▸ **Required work**
For each line below that includes the word "volatile", make a copy.

▸ **Saved data entries**

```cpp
#if defined(__HIPCC__) && !defined(SMR_EMU)
typedef u32 g_u32x2 __attribute__((ext_vector_type(2)));
typedef u32 g_u32x3 __attribute__((ext_vector_type(3)));
typedef u32 g_u32x4 __attribute__((ext_vector_type(4)));
#define SMR_GLOBAL_PTR(T, p) ((__attribute__((address_space(1))) T *)(uintptr_t)(p))
__device__ __forceinline__ u32 g_ld_u32(const void *p) { return *SMR_GLOBAL_PTR(const u32, p); }
__device__ __forceinline__ uint2 g_ld_u32x2(const void *p) { const g_u32x2 v = *SMR_GLOBAL_PTR(const g_u32x2, p); return make_uint2(v.x, v.y); }
__device__ __forceinline__ uint4 g_ld_u32x4(const void *p) { const g_u32x4 v = *SMR_GLOBAL_PTR(const g_u32x4, p); return make_uint4(v.x, v.y, v.z, v.w); }
__device__ __forceinline__ void g_st_u32(void *p, u32 v) { *SMR_GLOBAL_PTR(u32, p) = v; }
__device__ __forceinline__ void g_st_u32x3(void *p, u32 a, u32 b, u32 c) { g_u32x3 v; v.x = a; v.y = b; v.z = c; *SMR_GLOBAL_PTR(g_u32x3, p) = v; }
__device__ __forceinline__ void g_st_u32x4(void *p, uint4 q) { g_u32x4 v; v.x = q.x; v.y = q.y; v.z = q.z; v.w = q.w; *SMR_GLOBAL_PTR(g_u32x4, p) = v; }
typedef int g_i32x2 __attribute__((ext_vector_type(2)));
__device__ __forceinline__ int2 g_ld_uniform_i32x2(const void *p) { const g_i32x2 v = *((__attribute__((address_space(4))) const g_i32x2 *)(uintptr_t)(p)); return make_int2(v.x, v.y); }
#define SMR_KEEP_SCALAR(x) asm volatile("" : "+s"(x))
#else
static inline u32 g_ld_u32(const void *p) { return *(const u32 *)p; }
static inline uint2 g_ld_u32x2(const void *p) { return *(const uint2 *)p; }
static inline uint4 g_ld_u32x4(const void *p) { return *(const uint4 *)p; }
static inline void g_st_u32(void *p, u32 v) { *(u32 *)p = v; }
static inline void g_st_u32x3(void *p, u32 a, u32 b, u32 c) { ((u32 *)p)[0] = a; ((u32 *)p)[1] = b; ((u32 *)p)[2] = c; }
static inline void g_st_u32x4(void *p, uint4 q) { *(uint4 *)p = q; }
static inline int2 g_ld_uniform_i32x2(const void *p) { return *(const int2 *)p; }
#define SMR_KEEP_SCALAR(x) do { } while (0)
#endif

struct LayoutSlot {
    void *host = nullptr;
    void *dev = nullptr;
    size_t bytes = 0;
    hipEvent_t done = nullptr;
    bool busy = false;
    bool unfenced = false;
    size_t resident_bytes = 0;
    uint64_t last_reuse = 0;
};

struct StagePending {
    hipEvent_t a, b;
    int stage;
};

struct TileClassMap {
    std::vector<uint8_t> key;
    bool ready = false;
    void *d_class = nullptr;
    uint8_t *d_direct = nullptr;
    void *d_list = nullptr;
    size_t n = 0;
    uint32_t *h_count = nullptr;
    hipEvent_t count_ev = nullptr;
    bool count_pending = false, count_known = false;
    uint64_t class_serial = 0, count_serial = 0;
// ... 188 lines not shown
```

Before: 19900 frames/s.

## Pair YUV stores across lanes, fast colour path with repair, multi-tile copy runs

Converts RGB to YUV with a fast yuvfast path and recomputes exactly only when a flag marks a byte as uncertain. Adjacent lanes trade rows and chroma through DPP quad swaps, so each lane issues one wider 8-byte luma store and one 4-byte chroma store instead of several narrow ones. Copy workgroups now walk a short run of tiles, prefetching the next tile's texels while storing the current one, which halves the copy grid. The cost is more per-lane control flow, an extra branch on the repair path, and a deferred pass for sampled, select and full tiles.

```diff
diff --git a/smelter_amd/csrc/smr_fused.hip b/smelter_amd/csrc/smr_fused.hip
--- a/smelter_amd/csrc/smr_fused.hip
+++ b/smelter_amd/csrc/smr_fused.hip
@@ -541,7 +541,7 @@
         if (n_banded > b_tiles * (u32)B_AREA_BANDS) n_banded = b_tiles * (u32)B_AREA_BANDS;
         if (ctx->debug_ingest)
             fprintf(stderr, "k_compose_output: %u tiles, %u bands on the list (%s; predicted tiles %u, last read back %u)\n", b_tiles, n_banded, cm->count_known ? "known" : "predicted", n_first, *cm->h_count);
-        dim3 grid(n_banded + (b_tiles + B_COPY_TILES - 1) / B_COPY_TILES, 1, 1);
+        dim3 grid(n_banded + (b_tiles + B_COPY_RUN - 1) / B_COPY_RUN, 1, 1);
         const TileList *full = (const TileList *)cm->d_list;
         const TileClass *tc = (const TileClass *)cm->d_class;
         const int flags = (ctx->srgb() ? 1 : 0) | ((ctx->ablate >> 8) << 8);
diff --git a/smelter_amd/csrc/smr_fused_compose.h b/smelter_amd/csrc/smr_fused_compose.h
--- a/smelter_amd/csrc/smr_fused_compose.h
+++ b/smelter_amd/csrc/smr_fused_compose.h
@@ -6,6 +6,12 @@
 #include "smr_layout_dev.h"
 
 namespace {
+
+#ifdef SMR_EMU
+#define B_KEEP_IN_LOOP(x) do { } while (0)
+#else
+#define B_KEEP_IN_LOOP(x) asm volatile("" : "+v"(x))
+#endif
 
 __device__ __forceinline__ u32 b_off(int row, u32 pitch, int col_bytes) { return (u32)__umul24((u32)row, pitch) + (u32)col_bytes; }
 
@@ -281,8 +287,59 @@
     return blend_store(a, frag, srgb, dec, thr);
 }
 
+__device__ __forceinline__ void yuv_block_repair(const u32 (&acc)[8], u32 &yrow0, u32 &yrow1, u32 &u2, u32 &v2) {
+    u32 px[8];
+    float r[8], g[8], b[8];
+#pragma unroll
+    for (int k = 0; k < 8; k++) {
+        px[k] = acc[k];
+        B_KEEP_IN_LOOP(px[k]);
+        r[k] = unorm_of_byte(px[k] & 0xffu);
+        g[k] = unorm_of_byte((px[k] >> 8) & 0xffu);
+        b[k] = unorm_of_byte((px[k] >> 16) & 0xffu);
+    }
+#pragma unroll
+    for (int k = 0; k < 8; k++) {
+        bool f;
+        (void)yuvfast::convert<0>((float)(px[k] & 0xffu), (float)((px[k] >> 8) & 0xffu), (float)((px[k] >> 16) & 0xffu), &f);
+        const u32 exact = yuv_byte(r[k], g[k], b[k], 0), sh = 8u * (u32)(k & 3);
+        u32 &row = k < 4 ? yrow0 : yrow1;
+        row = f ? ((row & ~(0xffu << sh)) | (exact << sh)) : row;
+    }
+#pragma unroll
+    for (int j = 0; j < 2; j++) {
+        const int a = 2 * j, c = 4 + 2 * j;
+        float sum[3];
+#pragma unroll
+        for (int ch = 0; ch < 3; ch++)
+            sum[ch] = ((float)((px[a] >> (8 * ch)) & 0xffu) + (float)((px[a + 1] >> (8 * ch)) & 0xffu)) +
+                      ((float)((px[c] >> (8 * ch)) & 0xffu) + (float)((px[c + 1] >> (8 * ch)) & 0xffu));
+        bool f1, f2;
+        (void)yuvfast::convert<1>(sum[0], sum[1], sum[2], &f1);
+        (void)yuvfast::convert<2>(sum[0], sum[1], sum[2], &f2);
+        const float mr = ((r[a] + r[a + 1]) + (r[c] + r[c + 1])) * 0.25f, mg = ((g[a] + g[a + 1]) + (g[c] + g[c + 1])) * 0.25f,
+                    mb = ((b[a] + b[a + 1]) + (b[c] + b[c + 1])) * 0.25f;
+        const u32 eu = yuv_byte(mr, mg, mb, 1), ev = yuv_byte(mr, mg, mb, 2), sh = 8u * (u32)j;
+        u2 = f1 ? ((u2 & ~(0xffu << sh)) | (eu << sh)) : u2;
+        v2 = f2 ? ((v2 & ~(0xffu << sh)) | (ev << sh)) : v2;
+    }
+}
+
 template <int NV>
-__device__ __forceinline__ void store_yuv_block(const u32 (&acc)[8], int px0, int py0, int W, const SurfView &yp, const SurfView &up, const SurfView &vp) {
+__device__ __forceinline__ bool planes_pair_aligned(const SurfView &yp, const SurfView &up, const SurfView &vp) {
+#if defined(SMR_EMU) && !defined(SMR_EMU_WAVE_EXCHANGE)
+    return false;
+#else
+    if (NV == 2) return false;
+    bool ok = ((((uintptr_t)yp.ptr) | yp.pitch) & 7u) == 0;
+    if (NV == 0) ok = ok && ((((uintptr_t)up.ptr) | up.pitch | ((uintptr_t)vp.ptr) | vp.pitch) & 3u) == 0;
+    return ok;
+#endif
+}
+
+template <int NV>
+__device__ __forceinline__ void store_yuv_block(const u32 (&acc)[8], int px0, int py0, int W, const SurfView &yp, const SurfView &up, const SurfView &vp,
+                                                bool pair = false) {
     const bool half = px0 + 3 >= W;
     if (NV == 2) {
         u8 *o = yp.ptr + b_off(py0, yp.pitch, px0 * 4);
@@ -302,11 +359,42 @@
         cg[k] = (float)((acc[k] >> 8) & 0xffu);
         cb[k] = (float)((acc[k] >> 16) & 0xffu);
     }
-    u32 yrow0 = 0, yrow1 = 0;
+    u32 yrow0 = 0, yrow1 = 0, u2 = 0, v2 = 0;
+    bool flagged = false;
 #pragma unroll
     for (int k = 0; k < 4; k++) {
-        yrow0 |= yuv_luma_byte(acc[k], cr[k], cg[k], cb[k]) << (8 * k);
-        yrow1 |= yuv_luma_byte(acc[4 + k], cr[4 + k], cg[4 + k], cb[4 + k]) << (8 * k);
+        bool f0, f1;
+        yrow0 |= yuvfast::convert<0>(cr[k], cg[k], cb[k], &f0) << (8 * k);
+        yrow1 |= yuvfast::convert<0>(cr[4 + k], cg[4 + k], cb[4 + k], &f1) << (8 * k);
+        flagged |= f0 | f1;
+    }
+#pragma unroll
+    for (int j = 0; j < 2; j++) {
+        const int a = 2 * j, b = 2 * j + 1, c = 4 + 2 * j, d = 4 + 2 * j + 1;
+        const float sr = (cr[a] + cr[b]) + (cr[c] + cr[d]), sg = (cg[a] + cg[b]) + (cg[c] + cg[d]), sb = (cb[a] + cb[b]) + (cb[c] + cb[d]);
+        bool f1, f2;
+        u2 |= yuvfast::convert<1>(sr, sg, sb, &f1) << (8 * j);
+        v2 |= yuvfast::convert<2>(sr, sg, sb, &f2) << (8 * j);
+        flagged |= f1 | f2;
+    }
+    if (flagged) {
+        YUV_SLOW_PATH_STAYS_A_BRANCH();
+        yuv_block_repair(acc, yrow0, yrow1, u2, v2);
+    }
+    const u32 uv4 = (u2 & 0xffu) | ((v2 & 0xffu) << 8) | ((u2 & 0xff00u) << 8) | ((v2 & 0xff00u) << 16);
+    const int cx = px0 >> 1, cy = py0 >> 1;
+    if (pair) {
+        const bool odd = (px0 & 4) != 0;
+        const u32 ny = (u32)dev_mov_dpp_quad_swap((int)(odd ? yrow0 : yrow1));
+        g_st_u32x2(yp.ptr + b_off(py0 + (odd ? 1 : 0), yp.pitch, px0 & ~7), odd ? ny : yrow0, odd ? yrow1 : ny);
+        if (NV == 0) {
+            const u32 nc = (u32)dev_mov_dpp_quad_swap((int)(odd ? u2 : v2));
+            u8 *o = odd ? vp.ptr + b_off(cy, vp.pitch, cx & ~3) : up.ptr + b_off(cy, up.pitch, cx);
+            g_st_u32(o, odd ? (nc | (v2 << 16)) : (u2 | (nc << 16)));
+        } else {
+            *(u32 *)(up.ptr + b_off(cy, up.pitch, cx * 2)) = uv4;
+        }
+        return;
     }
     if (half) {
         *(u16 *)(yp.ptr + b_off(py0, yp.pitch, px0)) = (u16)yrow0;
@@ -315,28 +403,18 @@
         *(u32 *)(yp.ptr + b_off(py0, yp.pitch, px0)) = yrow0;
         *(u32 *)(yp.ptr + b_off(py0 + 1, yp.pitch, px0)) = yrow1;
     }
-    u32 uv[2][2];
-#pragma unroll
-    for (int j = 0; j < 2; j++) {
-        const int a = 2 * j, b = 2 * j + 1, c = 4 + 2 * j, d = 4 + 2 * j + 1;
-        const u32 q = yuv_chroma_bytes(acc[a], acc[b], acc[c], acc[d], (cr[a] + cr[b]) + (cr[c] + cr[d]), (cg[a] + cg[b]) + (cg[c] + cg[d]),
-                                       (cb[a] + cb[b]) + (cb[c] + cb[d]));
-        uv[j][0] = q & 0xffu;
-        uv[j][1] = q >> 8;
-    }
-    const int cx = px0 >> 1, cy = py0 >> 1;
     if (NV == 0) {
         if (half) {
-            up.ptr[b_off(cy, up.pitch, cx)] = (u8)uv[0][0];
-            vp.ptr[b_off(cy, vp.pitch, cx)] = (u8)uv[0][1];
+            up.ptr[b_off(cy, up.pitch, cx)] = (u8)u2;
+            vp.ptr[b_off(cy, vp.pitch, cx)] = (u8)v2;
         } else {
-            *(u16 *)(up.ptr + b_off(cy, up.pitch, cx)) = (u16)(uv[0][0] | (uv[1][0] << 8));
-            *(u16 *)(vp.ptr + b_off(cy, vp.pitch, cx)) = (u16)(uv[0][1] | (uv[1][1] << 8));
+            *(u16 *)(up.ptr + b_off(cy, up.pitch, cx)) = (u16)u2;
+            *(u16 *)(vp.ptr + b_off(cy, vp.pitch, cx)) = (u16)v2;
         }
     } else if (half) {
-        *(u16 *)(up.ptr + b_off(cy, up.pitch, cx * 2)) = (u16)(uv[0][0] | (uv[0][1] << 8));
+        *(u16 *)(up.ptr + b_off(cy, up.pitch, cx * 2)) = (u16)uv4;
     } else {
-        *(u32 *)(up.ptr + b_off(cy, up.pitch, cx * 2)) = uv[0][0] | (uv[0][1] << 8) | (uv[1][0] << 16) | (uv[1][1] << 24);
+        *(u32 *)(up.ptr + b_off(cy, up.pitch, cx * 2)) = uv4;
     }
 }
 
@@ -377,7 +455,9 @@
     __shared__ u32 s_count;
     __shared__ __attribute__((aligned(16))) DevLayout s_lay[B_MAX_LAYOUTS];
     __shared__ __attribute__((aligned(16))) DevMask s_mask[B_MAX_MASKS];
-    const int tid = threadIdx.x;
+    int tid = threadIdx.x;
+    B_KEEP_IN_LOOP(tid);
+    tid &= 255;
     u32 acc[8] = {0u, 0u, 0u, 0u, 0u, 0u, 0u, 0u};
     const int tile_y = tile / tiles_x;
     const int tx0 = (tile - tile_y * tiles_x) * B_TILE_W, ty0 = tile_y * B_TILE_H + band;
@@ -551,19 +631,43 @@
     }
     __syncthreads();
     if (!no_block) {
-        const int lx0 = px0 - tx0, ly0 = py0 - ty0;
+        int ltid = tid;
+        B_KEEP_IN_LOOP(ltid);
+        const int lx0 = 4 * (ltid & 31), ly0 = 2 * (ltid >> 5), px0 = tx0 + lx0, py0 = ty0 + ly0;
         const uint4 t0 = *(const uint4 *)&s_px[ly0 * B_TILE_W + lx0], t1 = *(const uint4 *)&s_px[(ly0 + 1) * B_TILE_W + lx0];
         acc[0] = t0.x; acc[1] = t0.y; acc[2] = t0.z; acc[3] = t0.w;
         acc[4] = t1.x; acc[5] = t1.y; acc[6] = t1.z; acc[7] = t1.w;
-        store_yuv_block<NV>(acc, px0, py0, W, yp, up, vp);
-    }
-}
-
-#ifndef SMR_COPY_TILES
-#define SMR_COPY_TILES 1
+        const bool pair = tx0 + B_TILE_W <= W && tile_y * B_TILE_H + B_TILE_H <= H && (rh & 3) == 0 && planes_pair_aligned<NV>(yp, up, vp);
+        store_yuv_block<NV>(acc, px0, py0, W, yp, up, vp, pair);
+    }
+}
+
+constexpr int B_COPY_TILES = 1;
+#ifndef SMR_COPY_RUN
+#define SMR_COPY_RUN 2
 #endif
-constexpr int B_COPY_TILES = SMR_COPY_TILES;
-static_assert(B_COPY_TILES == 1 || B_COPY_TILES == 2, "one or two tiles per workgroup");
+constexpr int B_COPY_RUN = SMR_COPY_RUN;
+static_assert(B_COPY_RUN >= 1 && B_COPY_RUN <= 4, "a short run: the grid stays larger than what is resident");
+
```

▸ **Answer box**
#define SMR_KEEP_SCALAR(x) asm volatile("" : "+s"(x))
+#define B_KEEP_IN_LOOP(x) asm volatile("" : "+v"(x))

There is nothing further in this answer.